Mayor Aitchison wondered what consideration had been given to design of the site. “…it is tucked in behind a number of other houses, the old Chaffey Hall, the current District Water and Sewer lines operation and it has a fairly industrial look on some sides. Is there a way to make it look like we’re not trying to hide people tucked away somewhere?”
Cautioning that the idea is still conceptual, Ross said that one solution could be to eliminate the District of Muskoka building on Chaffey Township Road and close the lane leading to Muskoka Road 3. “You eliminate that building and that site opens up quite a bit,” said Ross, adding that he would work with architects and engineers to design “a pleasing, Muskoka-look building. I’ve done some initial sketches and been able to roughly locate two 12-plexes on that property. I think that we would be very cognizant of the fact that we don’t want to stigmatize the site and obviously try and work as best we can to make it attractive and appealing. There’s a lot of interesting things we could build into that site as well in terms of recreational areas, walking trails.”
Councillor Jonathan Wiebe wanted to know if the proposed development would comprise only Habitat for Humanity units or if there would be units sold at market value as well.
“It could be either,” said Woodcock. “We have taken partial units within a grander scope…however we also have examples of full buildings that are all Habitat run and operated.

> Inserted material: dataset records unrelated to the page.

template <class K>
__global__ void __launch_bounds__(256) k_extract_ident(const K* __restrict__ D, size_t ld, const uint32_t* __restrict__ snodes,
                                                       uint32_t ncols, const uint64_t* __restrict__ self_lat,
                                                       uint64_t* __restrict__ out_lat, Flags* flags, uint64_t unit,
                                                       uint32_t* __restrict__ out_key, uint64_t* __restrict__ out_diag) {
    const uint32_t s = snodes[blockIdx.x];
    const K* Ds = D + (size_t)s * ld;
    uint32_t unreach = 0;
    for (uint32_t b = threadIdx.x * 4; b < ncols; b += blockDim.x * 4) {
        K d[4];
        if constexpr (sizeof(K) == 4) {
            const uint4 v = *reinterpret_cast<const uint4*>(Ds + b);
            d[0] = v.x, d[1] = v.y, d[2] = v.z, d[3] = v.w;
        } else {
            const ulonglong2 v0 = *reinterpret_cast<const ulonglong2*>(Ds + b);
            const ulonglong2 v1 = *reinterpret_cast<const ulonglong2*>(Ds + b + 2);
            d[0] = v0.x, d[1] = v0.y, d[2] = v1.x, d[3] = v1.y;
        }
        uint64_t o[4];
        uint32_t k[4];
#pragma unroll
        for (int u = 0; u < 4; ++u) {
            const bool diag = b + u == s;
            unreach |= !diag && d[u] == KeyOps<K>::INF;
            k[u] = diag ? 0xFFFFFFFFu : (uint32_t)d[u];
            o[u] = diag ? self_lat[s] : (uint64_t)d[u] * unit;
        }
        if (out_key) {
            *reinterpret_cast<uint4*>(out_key + (size_t)s * ncols + b) = make_uint4(k[0], k[1], k[2], k[3]);
            if (b <= s && s < b + 4) out_diag[s] = self_lat[s];
        } else {
            uint64_t* ol = out_lat + (size_t)s * ncols + b;
            *reinterpret_cast<ulonglong2*>(ol) = make_ulonglong2(o[0], o[1]);
            *reinterpret_cast<ulonglong2*>(ol + 2) = make_ulonglong2(o[2], o[3]);
        }
    }
    if (__ballot(unreach) && (threadIdx.x & 63) == 0) atomicOr(&flags->unreachable_used_pair, 1u);
}

__global__ void k_min_u64(const uint64_t* __restrict__ a, size_t count, unsigned long long* out) {
    unsigned long long m = ~0ull;
    for (size_t i = blockIdx.x * (size_t)blockDim.x + threadIdx.x; i < count; i += (size_t)gridDim.x * blockDim.x)
        m = a[i] < m ? a[i] : m;
    for (int off = 32; off > 0; off >>= 1) {
        const unsigned long long o = __shfl_down(m, off, 64);
        m = o < m ? o : m;
    }
    if ((threadIdx.x & 63) == 0 && m != ~0ull) atomicMin(out, m);
}

__global__ void k_min_u32(const uint32_t* __restrict__ a, size_t count, unsigned long long* out) {
    uint32_t m = 0xFFFFFFFFu;
    for (size_t i = blockIdx.x * (size_t)blockDim.x + threadIdx.x; i < count; i += (size_t)gridDim.x * blockDim.x)
        m = a[i] < m ? a[i] : m;
    for (int off = 32; off > 0; off >>= 1) {
        const uint32_t o = __shfl_down(m, off, 64);
        m = o < m ? o : m;
    }
    if ((threadIdx.x & 63) == 0 && m != 0xFFFFFFFFu) atomicMin(out, (unsigned long long)m);
}
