+    const int c_lo = max(max(0, (Lp + gc - TALLY_WIN) / TALLY_BUCKET), gb + 1);
+    const int dw0 = wgoff[d_lo], dw1 = wgoff[d_hi + 1], cw0 = wgoff[min(c_lo, nb)], cw1 = wgoff[nb];
+    sum_range(dw0, dw1);
+    sum_range(cw0, cw1);
+  }
+  __shared__ int32_t part[TALLY_PACKED_SHARES][TALLY_PACKED_COLS][TS_COUNTS + 1], tot[TALLY_PACKED_COLS][TS_COUNTS + 1];
+  for (int j = 0; j < TS_COUNTS; j++) part[zs][col][j] = acc[j];
+  __syncthreads();
+  const int j = zs;
+  if (j < TS_COUNTS) {
+    int32_t t = 0;
+    for (int q = 0; q < TALLY_PACKED_SHARES; q++) t += part[q][col][j];
+    tot[col][j] = t;
+  }
+  __syncthreads();
+  if (!live || j >= TS_COUNTS) return;
+  auto out = [&](int w, int32_t v) { if (v) (void)__hip_atomic_fetch_add(&tb.tally[w * Lp + gc], v, __ATOMIC_RELAXED, __HIP_MEMORY_SCOPE_AGENT); };
+  if (j < 4) {
+    const int32_t c5[5] = {tot[col][TS_A], tot[col][TS_C], tot[col][TS_G], tot[col][TS_T], tot[col][TS_N]};
+    int32_t s[4];
+    tally_scores_from_counts(c5, gen.pssm2, s);
+    out(T_A + j, tot[col][j]);
+    out(T_SA + j, s[j]);
+  } else if (j == TS_GAP) out(T_GAP, tot[col][j]);
+  else if (j == TS_COV) out(T_COV, tot[col][j]);
+  else if (j == TS_SPAN) out(T_SPAN, tot[col][j]);
 }
 
 struct MaRecords {
diff --git a/mapping-iterative-assembler_amd/csrc/mia_hip.hip b/mapping-iterative-assembler_amd/csrc/mia_hip.hip
--- a/mapping-iterative-assembler_amd/csrc/mia_hip.hip
+++ b/mapping-iterative-assembler_amd/csrc/mia_hip.hip
@@ -186,6 +186,7 @@
   int buckets_queued = 0;
   bool no_side_buckets = false;
   DevBuf<int32_t> d_tally_slabs;
+  DevBuf<int32_t> d_tally_used;
   DevBuf<int32_t> d_gen_list;
   bool tally_defer = true;
   bool tally_strand_split = true;
@@ -1898,8 +1899,9 @@
       const int chunk = tally_chunk(ctx);
       const int grid = (int)(n / chunk) + nb + 1;
       int32_t *d_cnt = ctx->d_bucket, *d_off = d_cnt + (nb + 1), *d_wgoff = d_off + (nb + 1), *d_cur = d_wgoff + (nb + 1), *d_wgb = d_cur + (nb + 1);
-      const int64_t slab_words = (int64_t)grid * (TALLY_WORDS - 1) * TALLY_WIN;
+      const int64_t slab_words = (int64_t)grid * (ctx->tally_linear ? TS_WORDS : TALLY_WORDS - 1) * TALLY_WIN;
       if (dev_ensure(ctx, ctx->d_tally_slabs, slab_words)) return MIA_HIP_ERR_NOMEM;
+      if (ctx->tally_linear && dev_ensure(ctx, ctx->d_tally_used, grid)) return MIA_HIP_ERR_NOMEM;
       const bool planes_ok = ctx->umax_valid && ctx->rs.roff == ctx->d_roff && ctx->d_rplanes && ctx->d_umax;
       const bool defer = ctx->tally_defer;
       if (defer && dev_ensure(ctx, ctx->d_gen_list, n)) return MIA_HIP_ERR_NOMEM;
@@ -1907,7 +1909,8 @@
       if (defer && !ctx->in_iterate) HIPCHK(hipMemsetAsync(n_gen, 0, 4, ctx->stream));
 #define MIA_TALLY_ARGS(PL, RW, UM, BIAS)                                                                                                              \
   dim3(grid), dim3(256), 0, ctx->stream, ctx->rs, ref, ctx->d_pssm, ctx->d_drop_f, ctx->d_drop_b, ctx->tb, nb, d_off, d_wgoff, split ? ctx->d_order2 : ctx->d_order, ctx->ri.trec, \
-      ctx->ri.actf, ctx->d_tally_slabs, ctx->dbg, PL, RW, UM, d_wgb, BIAS, ctx->abort_if, chunk, defer ? ctx->d_gen_list : (int32_t*)nullptr, n_gen, split | ((split && ctx->tally_runs) ? 2 : 0)
+      ctx->ri.actf, ctx->d_tally_slabs, ctx->dbg, PL, RW, UM, d_wgb, BIAS, ctx->abort_if, chunk, defer ? ctx->d_gen_list : (int32_t*)nullptr, n_gen, split | ((split && ctx->tally_runs) ? 2 : 0), \
+      ctx->tally_linear ? (int32_t*)ctx->d_tally_used : (int32_t*)nullptr
       const uint64_t* pl_arg = planes_ok ? ctx->d_rplanes : nullptr;
       const int32_t* um_arg = planes_ok ? ctx->d_umax : nullptr;
       int rct;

We have different models that we can leverage so this can all be part of the discussion.”
Councillor Nancy Alcock wondered how Habitat’s sweat-equity model would work with a multi-unit building, while Councillor Det Schumacher was concerned about maintenance and ensuring that the building wouldn’t deteriorate over time.
“Each of our partner families do have to provide 500 hours of sweat equity and those can be on a build site, but it’s important to remember that they can be directed other places like the ReStore where volunteer hours are always gratefully received,” said Woodcock, adding that they look for appropriate opportunities in the build process that are volunteer friendly, but skilled labourers are used for the remainder of the work. As for maintenance, she said that a condo association model could be one way to ensure that funds were set aside for that purpose.
Woodcock also reminded councillors that Habitat homes are not free—potential partner families must apply and their ability to pay a mortgage is one of the considerations. “We have a financial structure that allows people access to purchase a home without the down payment that’s required, the $10,000 let’s say that people would have to have in the bank otherwise. Our mortgages are interest-free and we may also extend the amortization period of the mortgage beyond the normal 25 years. We make those considerations in order to get somebody on the property ladder but we are not offering housing to people who do not have a job. There is a strict financial application that goes with our process and if the community understands that houses are appropriate for people who are working in the tourism industry, people who are working in customer service, working as construction labourers—people who hold full-time jobs who work hard but just don’t have the ability to break the paycheque to paycheque cycle.”
Town staff were directed to investigate potential municipal lands that would accommodate the development and report back with options. Their investigation would include the property discussed during the meeting.